To test this hypothesis in antiproliferation assays, the drug paclitaxel is conjugated to pHLIP via an ester-disulfide linkage on its C2’ OH (Figure 4b and Scheme S2). Since attachment at this site would interfere with paclitaxel binding to tubulin,^[27] a traceless linker is constructed following known methods^[28] in which upon cleavage of the disulfide bond in cells, the resulting linker SH group would cyclize onto the paclitaxel C2’ ester carbonyl to release the cargo exactly as paclitaxel (Figure 4b). This trace-less linker strategy was tested in a chemical cleavage assay by incubating WT pHLIP-paclitaxel (4 μM) with glutathione (11 mM) in DPBS buffer (pH 7.6). Cargo release was monitored with HPLC, which showed that within 2 hr up to 90% of paclitaxel cargos were released as the free drug (Figure S4). In the growth inhibition assay, A549 cells were treated with WT or Asp14Gla/Asp25Aad pHLIP-paclitaxel (0.5 μM, 30 min) at the simulated tumor pH of 6.6-6.7 (pH measured before and after experiment) or the healthy tissue pH of 7.4. The results of these experiments are shown in Figure 4b. At pH 6.6, the double variant has decisive advantage over WT pHLIP in delivering paclitaxel into the cell, both in terms of absolute amount delivered (thus leading to more growth inhibition) and pH-dependence. Interestingly, even WT pHLIP-paclitaxel can inhibit cell growth as well as free drug but the pH-dependence is largely absent. On the other hand, Asp14Gla/Asp25Aad pHLIP-paclitaxel can inhibit cell growth to a greater extent than free drug (74% vs. 37% growth inhibition) at pH 6.6 and its anti-proliferative effects are very pH sensitive: 74% inhibition at pH 6.6 vs. 56% at pH 7.4.

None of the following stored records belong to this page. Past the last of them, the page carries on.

template <class Real, bool EMIT, bool COUNT, bool PROF, int TRAV, class SK>
__device__ __forceinline__ bool path_trip(const DevScene& S, const RtCamera& C, Path<EMIT>& P, SK* stk, uint32_t* cnt,
                                          unsigned long long& st_err, Prof& pf, V3& c) {
    if (path_pre<Real, EMIT, PROF>(C, P, pf, c)) return true;
    const RayK<Real> ray = make_ray<Real>(P.o, P.d);
    Real t;
    if (COUNT) cnt[CT_RAYS]++;
    const int h = closest_hit_any<Real, COUNT, TRAV>(S, C.n_prims, ray, t, stk, cnt);
    psec<PROF>(pf, PR_HIT);
    return path_post<Real, EMIT, COUNT, PROF>(S, C, P, h, t, cnt, st_err, pf, c);
}

struct PixStats {
    unsigned long long pixels = 0, samples = 0, smin = ~0ull, smax = 0, b = 0, bmin = ~0ull, bmax = 0;
};
__device__ __forceinline__ void finish_pixel(const RtCamera& C, const RenderOut& out, uint32_t opix, V3 color, int n,
                                             unsigned long long bsum, int bmin, int bmax, PixStats& st) {
    V3 fin;
    if (C.mode == MODE_BOUNCES) {
        const double avg = n > 0 ? (double)bsum / (double)n : 0.0;
        fin = mk<double>(0.0, 0.0, js_min<double>(avg / (double)C.depth_raw, 1.0));
    } else if (C.mode == MODE_SAMPLES) {
        fin = mk<double>(js_min<double>((double)n / C.samples, 1.0), 0.0, 0.0);
    } else {
        fin = divs<double>(color, (double)n);
    }
    const size_t off = (size_t)opix * 3;
    if (out.radiance) {
        out.radiance[off] = fin.x;
        out.radiance[off + 1] = fin.y;
        out.radiance[off + 2] = fin.z;
    }
    if (out.rgb) {
        out.rgb[off] = to_u8(fin.x);
        out.rgb[off + 1] = to_u8(fin.y);
        out.rgb[off + 2] = to_u8(fin.z);
    }
    if (out.px_samples) out.px_samples[opix] = n;
    if (out.px_bounces) out.px_bounces[opix] = (int32_t)bsum;
    st.pixels += 1;
    st.samples += (unsigned long long)n;
    st.smin = min(st.smin, (unsigned long long)n);
    st.smax = max(st.smax, (unsigned long long)n);
    st.b += bsum;
    if (n > 0) st.bmin = min(st.bmin, (unsigned long long)bmin);
    st.bmax = max(st.bmax, (unsigned long long)bmax);
}

__device__ __forceinline__ void stats_atomics(const RenderOut& out, unsigned long long sp, unsigned long long ss,
                                              unsigned long long smn, unsigned long long smx, unsigned long long sb,
                                              unsigned long long bmn, unsigned long long bmx, unsigned long long err) {
    unsigned long long* w = out.stats;
    if (sp > 0) {
        atomicAdd(&w[ST_PIXELS * kStatStride], sp);
        atomicAdd(&w[ST_SAMPLES * kStatStride], ss);
        atomicMin(&w[ST_SMIN * kStatStride], smn);
        atomicMax(&w[ST_SMAX * kStatStride], smx);
    }
    if (sp > 0 || bmn != ~0ull) {
        atomicAdd(&w[ST_BOUNCES * kStatStride], sb);
        atomicMin(&w[ST_BMIN * kStatStride], bmn);
        atomicMax(&w[ST_BMAX * kStatStride], bmx);
    }
    if (err) atomicOr(&w[ST_ERROR * kStatStride], err);
}
__device__ __forceinline__ unsigned long long wave_or(unsigned long long v) {
#pragma unroll
    for (int k = 32; k > 0; k >>= 1) v |= __shfl_xor(v, k, 64);
    return v;
}
__device__ __forceinline__ void publish_stats(const RenderOut& out, const PixStats& st, unsigned long long st_err,
                                              int lane) {
    const unsigned long long sp = wave_sum(st.pixels), ss = wave_sum(st.samples), sb = wave_sum(st.b);
    const unsigned long long smn = wave_min(st.smin), smx = wave_max(st.smax);
    const unsigned long long bmn = wave_min(st.bmin), bmx = wave_max(st.bmax);
    const unsigned long long err = wave_or(st_err);
    if (lane == 0) stats_atomics(out, sp, ss, smn, smx, sb, bmn, bmx, err);
}

template <bool COUNT, bool PROF>
__device__ __forceinline__ void publish_counters(const RenderOut& out, const uint32_t* cnt, Prof& pf, int lane) {
    if (COUNT) {
#pragma unroll
        for (int k = 0; k < CT_WORDS; ++k) {
            const unsigned long long v = wave_sum((unsigned long long)cnt[k]);
            if (lane == 0 && v) atomicAdd(&out.counters[k], v);
        }
    }
    if (PROF) {
        psec<PROF>(pf, PR_TILE);
        if (lane == 0) {
            const unsigned long long life = __builtin_amdgcn_s_memtime() - pf.w[1];
            for (int k = 0; k < PR_WORDS; ++k)
                atomicAdd(&out.counters[CT_WORDS + k], k == PR_LOOP ? life : pf.w[2 + k]);
            for (int k = 0; k < PR_LOOP; ++k) {
                atomicAdd(&out.counters[CT_WORDS + PR_WORDS + k], pf.w[2 + PR_WORDS + k]);
                atomicAdd(&out.counters[CT_WORDS + PR_WORDS + PR_LOOP + k], pf.w[2 + 2 * PR_WORDS + k]);
            }
        }
    }
}

// ... 435 lines not shown
                else slot = -1;
                psec<PROF>(pf, PR_ACC);
            }
        }
    }
    PixStats st;
    lb.to(st);
    publish_stats(out, st, st_err, lane);
    publish_counters<COUNT, PROF>(out, cnt, pf, lane);
#undef PK_SB
#undef PK_REG
#undef PK_OUT
#undef PK_S
}

#ifndef RT_POOL_K
#define RT_POOL_K 152
#endif
#ifndef RT_POOL_PROF
#define RT_POOL_PROF 0
#endif
constexpr int kPoolK = RT_POOL_K;
constexpr int kBlockPool = 1024;
constexpr int kPoolGroups = 3;
static_assert(kPoolK >= kWave && kPoolK <= 256, "pool slots: one full wave, u8 queue entries");
constexpr size_t kPoolWaveBytes = ((size_t)kPoolK * (kPoolGroups * 16 + 8) + 2 * kPoolK + 15) / 16 * 16;
constexpr int kPoolClog2Bits = 3;
constexpr int kPoolMaxChunk = 1 << ((1 << kPoolClog2Bits) - 1);
__device__ __forceinline__ float pool_meta(int phase, int clog2, int mat) {
    return __uint_as_float((uint32_t)((phase + 2) & 0xff) | ((uint32_t)clog2 << 8) | ((uint32_t)mat << 11));
}
__device__ __forceinline__ int meta_phase(float m) { return (int)(__float_as_uint(m) & 0xffu) - 2; }
__device__ __forceinline__ int meta_clog2(float m) { return (int)((__float_as_uint(m) >> 8) & 7u); }
__device__ __forceinline__ int meta_mat(float m) { return (int)(__float_as_uint(m) >> 11); }
__device__ __forceinline__ float pool_hs(int hf16, int s) { return __uint_as_float(((uint32_t)hf16 & 0xffffu) | ((uint32_t)s << 16)); }
__device__ __forceinline__ int hs_s(float v) { return (int)(__float_as_uint(v) >> 16); }
__device__ __forceinline__ int hs_hf(float v) { return (int)(__float_as_uint(v) & 0xffffu); }
__device__ __forceinline__ int item_end(int s, int clog2) { return ((s >> clog2) + 1) << clog2; }
constexpr size_t pool_lds_bytes() { return (size_t)(kBlockPool / kWave) * kPoolWaveBytes; }
enum : int { PH_NEW = -1, PH_ITEM = -2 };

__device__ __forceinline__ void stack_push(uint8_t* q, bool top, int& cnt, bool want, int k) {
    const unsigned long long m = __ballot(want);
    if (want) {
        const int r = __builtin_amdgcn_mbcnt_hi((uint32_t)(m >> 32), __builtin_amdgcn_mbcnt_lo((uint32_t)m, 0u));
        q[top ? kPoolK - 1 - (cnt + r) : cnt + r] = (uint8_t)k;
    }
    cnt += __popcll(m);
}

struct KernArgsPrimary {
    KernArgs args;
    const uint2* ptab;
};
__device__ __forceinline__ const uint2* primary_table_opaque() {
    KArgPtr p = (KArgPtr)__builtin_amdgcn_kernarg_segment_ptr();
    asm volatile("" : "+s"(p));
    return *(const uint2* const*)(p + offsetof(KernArgsPrimary, ptab));
}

In summary, to find pHLIP variants with improved insertion properties for drug delivery at tumor average pH_e of 6.8, we carried out a SAR study in which the D14 and D25 residues critical for insertion were modified. Here we report the discovery of variants D25EE, Asp25Aad, and Asp14Gla/Asp25Aad, which insert with pH₅₀ of 6.60, 6.74, and 6.79, respectively. These three variants insert into POPC membrane at higher pH than all previously known pHLIP peptides. Thus, they may insert more effectively at the tumor pH_e range of 6.5-7.0, with the potential to deliver more drugs into the cytoplasm of cancer cells via plasmamembrane insertion. To reduce pHLIP-mediated drug delivery at neutral pH (which may lead to off-target effects in healthy tissues), insertion over a narrow pH range is desirable. To this end, we found that the Asp14Gla variant can insert into membrane with the sharpest pH-response observed so far for a pHLIP peptide — over half pH unit vs. one pH unit for WT. This Asp14Gla variant may improve pHLIP-based tumor imaging by reducing background signals. Thus, adding carboxyl group to the 14^th position side-chain can sharpen the pH-response while lengthening the side-chain at position 25 can raise the pH₅₀ of insertion. The Asp14Gla/Asp25Aad double variant shows that these effects are independent of each other and can be used additively to tune for desired pHLIP insertion properties. Further, the successful introduction of additional carboxyl groups in the TM region, as in D25EE and Asp14Gla, may also improve pHLIP solubility and reduce aggregation, which are parameters critical for future applications. In addition, we showed that the double variant Asp14Gla/Asp25Aad has considerble advantage over WT pHLIP in cargo delivery at true tumor pH_e of 6.6, as demonstrated with turn-on fluorescence assays and anti-proliferation studies in A549 cells using paclitaxel as a model drug.

Experimental Section

Details of the sequences of pHLIP variants (and their characterization by mass spectrometry), synthetic derivatizations that led to D25C-2C and D25C-3C variants, capping of C-terminal Lys and Cys side-chains of D14E and D25E variants, syntheses of WT and Asp14Gla/Asp25Aad pHLIP turn-on fluorescence probes and pHLIP-paclitaxel conjugates, paclitaxel cargo release test, Trp fluorescence experiments, CD measurements, liposome preparation, cell culture (materials, instruments and cell line), turn-on fluorescence and anti-proliferation assays with A549 cells, can be found in the Supporting Information.